- Problem details -
Among the entries below, find the lines with the word "ntasks" and return them.

- Saved entries -
- Opening Delimiter -

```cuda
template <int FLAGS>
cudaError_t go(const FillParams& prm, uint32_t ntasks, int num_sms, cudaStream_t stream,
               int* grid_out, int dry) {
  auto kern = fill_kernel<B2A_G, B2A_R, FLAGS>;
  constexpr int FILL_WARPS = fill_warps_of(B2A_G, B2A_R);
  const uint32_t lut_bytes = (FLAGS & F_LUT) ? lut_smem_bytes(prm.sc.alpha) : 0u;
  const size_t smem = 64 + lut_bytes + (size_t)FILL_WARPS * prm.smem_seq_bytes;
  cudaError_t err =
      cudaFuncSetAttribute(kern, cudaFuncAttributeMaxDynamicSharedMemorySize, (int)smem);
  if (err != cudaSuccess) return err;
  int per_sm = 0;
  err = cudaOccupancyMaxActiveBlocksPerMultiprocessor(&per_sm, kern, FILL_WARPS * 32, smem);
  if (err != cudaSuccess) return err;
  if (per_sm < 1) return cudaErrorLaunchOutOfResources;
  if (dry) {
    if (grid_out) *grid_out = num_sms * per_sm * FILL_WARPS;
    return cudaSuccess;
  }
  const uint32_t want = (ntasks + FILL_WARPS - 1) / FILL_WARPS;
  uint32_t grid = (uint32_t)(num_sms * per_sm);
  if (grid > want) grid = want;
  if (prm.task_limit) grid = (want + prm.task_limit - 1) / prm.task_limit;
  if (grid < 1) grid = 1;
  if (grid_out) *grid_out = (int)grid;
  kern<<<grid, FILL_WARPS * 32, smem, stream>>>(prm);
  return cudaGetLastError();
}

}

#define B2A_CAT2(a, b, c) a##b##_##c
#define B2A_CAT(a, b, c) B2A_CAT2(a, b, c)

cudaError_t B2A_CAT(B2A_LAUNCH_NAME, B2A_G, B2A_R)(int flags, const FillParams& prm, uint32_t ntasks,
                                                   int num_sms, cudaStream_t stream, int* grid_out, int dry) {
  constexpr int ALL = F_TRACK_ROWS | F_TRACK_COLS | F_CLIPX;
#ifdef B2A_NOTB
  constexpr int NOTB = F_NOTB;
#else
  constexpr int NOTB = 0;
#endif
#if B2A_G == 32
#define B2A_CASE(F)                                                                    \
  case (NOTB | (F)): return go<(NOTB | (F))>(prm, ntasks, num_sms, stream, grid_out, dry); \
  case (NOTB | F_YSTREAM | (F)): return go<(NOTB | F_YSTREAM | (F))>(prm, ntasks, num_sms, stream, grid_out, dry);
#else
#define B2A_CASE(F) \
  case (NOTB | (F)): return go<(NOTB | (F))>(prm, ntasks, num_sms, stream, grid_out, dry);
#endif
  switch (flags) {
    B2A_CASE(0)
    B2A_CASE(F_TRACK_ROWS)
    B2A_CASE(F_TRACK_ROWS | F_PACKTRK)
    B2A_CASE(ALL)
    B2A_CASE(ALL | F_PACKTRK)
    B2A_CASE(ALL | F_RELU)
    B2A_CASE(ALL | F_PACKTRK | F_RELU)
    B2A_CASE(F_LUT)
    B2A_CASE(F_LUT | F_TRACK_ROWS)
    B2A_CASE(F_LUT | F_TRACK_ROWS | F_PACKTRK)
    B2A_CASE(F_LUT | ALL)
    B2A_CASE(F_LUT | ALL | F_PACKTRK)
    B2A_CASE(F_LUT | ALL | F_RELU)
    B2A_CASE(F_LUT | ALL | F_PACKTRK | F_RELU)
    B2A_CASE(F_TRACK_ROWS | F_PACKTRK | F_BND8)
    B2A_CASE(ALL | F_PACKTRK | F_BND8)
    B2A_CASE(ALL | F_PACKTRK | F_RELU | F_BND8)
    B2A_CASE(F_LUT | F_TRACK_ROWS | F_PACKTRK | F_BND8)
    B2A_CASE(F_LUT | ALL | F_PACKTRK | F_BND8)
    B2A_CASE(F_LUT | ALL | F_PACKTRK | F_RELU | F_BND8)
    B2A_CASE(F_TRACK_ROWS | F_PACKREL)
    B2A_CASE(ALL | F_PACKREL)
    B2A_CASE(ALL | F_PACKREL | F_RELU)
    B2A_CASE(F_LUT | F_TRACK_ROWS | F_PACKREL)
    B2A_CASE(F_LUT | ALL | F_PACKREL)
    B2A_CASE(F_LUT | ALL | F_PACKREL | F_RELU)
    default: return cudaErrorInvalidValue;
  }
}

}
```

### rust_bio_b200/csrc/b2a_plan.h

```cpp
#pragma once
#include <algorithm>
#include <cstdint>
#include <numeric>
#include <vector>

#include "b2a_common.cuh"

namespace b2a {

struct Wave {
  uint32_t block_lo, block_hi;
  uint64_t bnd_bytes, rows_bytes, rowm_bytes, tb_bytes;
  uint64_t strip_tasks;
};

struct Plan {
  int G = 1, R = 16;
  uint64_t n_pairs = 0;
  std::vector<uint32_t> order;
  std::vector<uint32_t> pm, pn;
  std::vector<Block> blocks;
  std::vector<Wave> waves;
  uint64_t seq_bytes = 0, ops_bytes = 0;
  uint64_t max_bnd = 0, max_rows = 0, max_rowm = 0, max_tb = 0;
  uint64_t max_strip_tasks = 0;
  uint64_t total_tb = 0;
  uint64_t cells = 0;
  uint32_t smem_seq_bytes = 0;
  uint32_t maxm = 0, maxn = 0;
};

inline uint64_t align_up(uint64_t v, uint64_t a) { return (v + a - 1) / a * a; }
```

- Closing Delimiter -

- Written answer -
cudaError_t go(const FillParams& prm, uint32_t ntasks, int num_sms, cudaStream_t stream,
  const uint32_t want = (ntasks + FILL_WARPS - 1) / FILL_WARPS;
cudaError_t B2A_CAT(B2A_LAUNCH_NAME, B2A_G, B2A_R)(int flags, const FillParams& prm, uint32_t ntasks,
  case (NOTB | (F)): return go<(NOTB | (F))>(prm, ntasks, num_sms, stream, grid_out, dry); \
  case (NOTB | F_YSTREAM | (F)): return go<(NOTB | F_YSTREAM | (F))>(prm, ntasks, num_sms, stream, grid_out, dry);
  case (NOTB | (F)): return go<(NOTB | (F))>(prm, ntasks, num_sms, stream, grid_out, dry);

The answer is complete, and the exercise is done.